Augusto Comte trabalhava no pós vida. Assim como qualquer outra pessoa que, em vida, foi excepcional, influenciou vários povos e futuras gerações e mudou a visão da sociedade como um todo. Com seus estudos e teorias sobre o Positivismo, nada mais justo que o próprio tivesse esse direito. Seu emprego era, por falta de exemplos mais compatíveis, de recepcionista. Mas não qualquer um, pois ele era o recepcionista das almas dos mortos no Submundo. Já trabalhou como adestrador de cachorro para cuidar dos chacais de estimação de Anúbis, ajudante de Valquíria, que levavam as almas dos heróis até Valhalla, e até poleiro de pássaros, para que os corvos de Morrigan pousassem em seus braços depois de se esbaldarem em carniça. Hoje trabalhava para o próprio Hades, considerava uma evolução. Nada mais satisfatório que provar suas teorias usando a si mesmo de exemplo, afinal, se todos aceitassem seus cargos, dados por seres superiores, e seus lugares sociais, como ele fez, suas existências seriam contempladas com algum favor dos deuses.
Era estranho pensar em criaturas divinas e, ainda pior, em um
contingente de servos presos em um estágio teológico impossível de escapar, sem
chance de progresso.
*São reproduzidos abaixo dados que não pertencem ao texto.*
template <int NC>
__global__ __launch_bounds__(1024) void k_route_bucket(const float *__restrict__ xp, const uint16_t *__restrict__ xh,
                                                      const float2 *__restrict__ nr, int metric, int dp, int64_t n, int64_t row_lo,
                                                      int64_t nrows, int L1, int chunk, const unsigned char *__restrict__ pack,
                                                      const float *__restrict__ node_hf, int hs, const int2 *__restrict__ items,
                                                      const int32_t *__restrict__ n_items, const int32_t *__restrict__ bucket_start,
                                                      const int32_t *__restrict__ bucket_rows, const uint32_t *__restrict__ bucket_ab, int R,
                                                      const int32_t *__restrict__ bt_cnt, const int32_t *__restrict__ bt_node,
                                                      const unsigned char *__restrict__ bt_rec, const int32_t *__restrict__ bt_cell, uint32_t seed, int32_t *__restrict__ cell_count,
                                                      int32_t *__restrict__ cell_of, int32_t *__restrict__ rank_of,
                                                      const float *__restrict__ scal) {
    extern __shared__ __attribute__((aligned(16))) unsigned char sub_tab[];
    constexpr int NC2 = 2 * NC;
    const int rec = 2 * dp + 16, r16 = rec >> 4;
    const float inv_s2 = scal[1];
    int32_t *lcnt = (int32_t *)(sub_tab + (size_t)R * rec);
    int32_t *lbase = lcnt + (R + 8);
    int32_t *lcell = lbase + (R + 8);
    uint32_t *rowbuf = (uint32_t *)(lcell + (R + 8));
    const int sub = threadIdx.x & 1, ppb = blockDim.x >> 1, pair = threadIdx.x >> 1;
    const int ni = n_items[0];
#ifndef NND_ROUTE_CONTIG
    const int item0 = (int)blockIdx.x, item1 = ni, istep = (int)gridDim.x;
#else
    const int per = (ni + (int)gridDim.x - 1) / (int)gridDim.x;
    const int item0 = (int)blockIdx.x * per, item1 = item0 + per < ni ? item0 + per : ni, istep = 1;
#endif
    int cur_b = -1;
    for (int item = item0; item < item1; item += istep) {
        const int2 it = items[item];
        const int b = it.x;
        if (b != cur_b) {
            __syncthreads();
            const int cnt = bt_cnt[b];
            const uint4 *src = (const uint4 *)(bt_rec + (size_t)b * R * rec);
            for (int q = threadIdx.x; q < cnt * r16; q += blockDim.x) ((uint4 *)sub_tab)[q] = src[q];
            for (int q = threadIdx.x; q < R + 8; q += blockDim.x) {
                lcnt[q] = 0;
                lcell[q] = q <= cnt ? bt_cell[(size_t)b * (R + 8) + q] : 0;
            }
            cur_b = b;
            __syncthreads();
        }
        const int t = b >> L1;
        const int base = bucket_start[b] + it.y * chunk;
        int cnt_rows = bucket_start[b + 1] - base;
        if (cnt_rows > chunk) cnt_rows = chunk;
        for (int r0 = 0; r0 < cnt_rows; r0 += ppb) {
            const int idx = r0 + pair;
            const bool on = idx < cnt_rows;
            const int64_t pi = bucket_rows[base + (on ? idx : 0)];
            const uint32_t ab = bucket_ab[base + (on ? idx : 0)];
            uint4 xq[NC2];
            {
                const uint4 *row = (const uint4 *)(xh + pi * dp);
#pragma unroll
                for (int q = 0; q < NC2; q++) xq[q] = row[sub + 2 * q];
            }
            const float bA = __uint_as_float(ab & 0xFFFF0000u), bB = __uint_as_float(ab << 16);
            const int64_t slot = (int64_t)t * n + pi;
            int cur = on ? 0 : -1;
            int rk = -1;
            for (int depth = L1;; depth++) {
                if (!__ballot(cur >= 0)) break;
                uint4 p[NC2], meta;
                const bool glob = cur >= RP_GLOBAL_TAG;
                if (glob) {
                    const uint4 *r8 = (const uint4 *)(pack + (int64_t)(cur - RP_GLOBAL_TAG) * rec);
#pragma unroll
                    for (int q = 0; q < NC2; q++) p[q] = r8[sub + 2 * q];
                    meta = r8[dp >> 3];
                    if ((int)meta.z >= 0) meta.z += RP_GLOBAL_TAG;
                    if ((int)meta.w >= 0) meta.w += RP_GLOBAL_TAG;
                } else {
                    const uint4 *r8 = (const uint4 *)(sub_tab + (size_t)(cur >= 0 ? cur : 0) * rec);
#pragma unroll
                    for (int q = 0; q < NC2; q++) p[q] = r8[sub + 2 * q];
                    meta = r8[dp >> 3];
                }
                float acc = 0.0f;
#pragma unroll
                for (int q = 0; q < NC2; q++) acc = rp_dot8(xq[q], p[q], acc);
                if (cur < 0) continue;
                const float off = __uint_as_float(meta.x), hnorm = __uint_as_float(meta.y & 0xFFFF0000u), rh = __uint_as_float(meta.y << 16);
                float m = rp_pair_sum(acc) * inv_s2 + off;
                const float band = hnorm * bA + rh * bB + RP_EPS;
                if (RP_IN_BAND(m, band)) {
                    const int nd = glob ? cur - RP_GLOBAL_TAG : bt_node[(size_t)b * R + cur];
                    m = rp_exact_pair<NC>(xp + pi * dp, node_hf + (int64_t)nd * hs, sub) + off;
                }
                int side;
                if (fabsf(m) < RP_EPS) side = (int)(nnd_hash3(seed ^ 0x5bd1e995u, (uint32_t)slot, (uint32_t)depth) & 1u);
                else side = m > 0.0f ? 0 : 1;
                const int nxt = (int)(side ? meta.w : meta.z);
                if (nxt <= -2) {
                    if (sub == 0) {
                        const int cell = -2 - nxt;
                        if (glob) {
                            const int64_t o = (int64_t)t * nrows + (pi - row_lo);
                            cell_of[o] = cell;
                            rank_of[o] = atomicAdd(&cell_count[cell], 1);
                        } else {
                            rk = (cell << 16) | atomicAdd(&lcnt[cell], 1);
                        }
                    }
                    cur = -1;
                } else {
                    cur = nxt;
                }
            }
            if (sub == 0 && on) rowbuf[idx] = (uint32_t)rk;
        }
        __syncthreads();
        for (int q = threadIdx.x; q < R + 8; q += blockDim.x) {
            const int c = lcnt[q];
            if (c) {
                lbase[q] = atomicAdd(&cell_count[lcell[q]], c);
                lcnt[q] = 0;
            }
        }
        __syncthreads();
        for (int idx = threadIdx.x; idx < cnt_rows; idx += blockDim.x) {
            const uint32_t v = rowbuf[idx];
            if (v == 0xFFFFFFFFu) continue;
            const int lc = (int)(v >> 16);
            const int64_t o = (int64_t)t * nrows + (bucket_rows[base + idx] - row_lo);
            cell_of[o] = lcell[lc];
            rank_of[o] = lbase[lc] + (int)(v & 0xFFFFu);
        }
        __syncthreads();
    }
}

Por sorte, Comte era um indivíduo evoluído e conseguia
perceber as falhas daquela sociedade fantasmagórica. Tão evoluído que, um dia,
seria um dos Grandes Juízes do Submundo, aqueles que decidiam para qual Campo
as almas recém-chegadas iriam: de Punição, para pessoas impuras e impiedosas;
de Asfódelos, um território neutro para pessoas insignificantes; e os Elísios, lugar
apenas para os mais honrados heróis. Augusto gostaria de ser um Juiz, mas não
teria ambições tão exorbitantes, faria o trabalho braçal com honra e aceitaria
convenientemente o momento em que seu valor fosse reconhecido. Daqui uns
séculos, talvez, os deuses o agraciariam.
Falando em Juízes, havia um julgando as últimas
almas do recebimento mais recente do barqueiro Caronte. O positivista estava
surpreso, fazia um tempo que não aparecia uma figura tão inusitada: uma mulher
relativamente jovem, da pele negra e usando calças. Ela contava sua história,
filha de pais pobres, lutava para conquistar um lugar em uma faculdade
conceituada e morreu atropelada quando tentou salvar um gatinho no meio da rua.
Seu destino foram os Campos Elísios, o que Comte considerou um absurdo. Como
pode uma pessoa que renega seu papel social predefinido e colabora para uma situação
de conflitos, impedindo a evolução de sua sociedade, ser tão bem contemplada? Uma
mulher que estuda e trabalha? Quem cuidará da casa? Pobre que almeja grandes
conquistas? A sociedade ficará desequilibrada, pois ninguém irá fazer o
trabalho braçal. Uma pessoa deveras egoísta, nem um pouco solidária, pensando
apenas na felicidade própria e mesmo assim ganhando tão grande recompensa.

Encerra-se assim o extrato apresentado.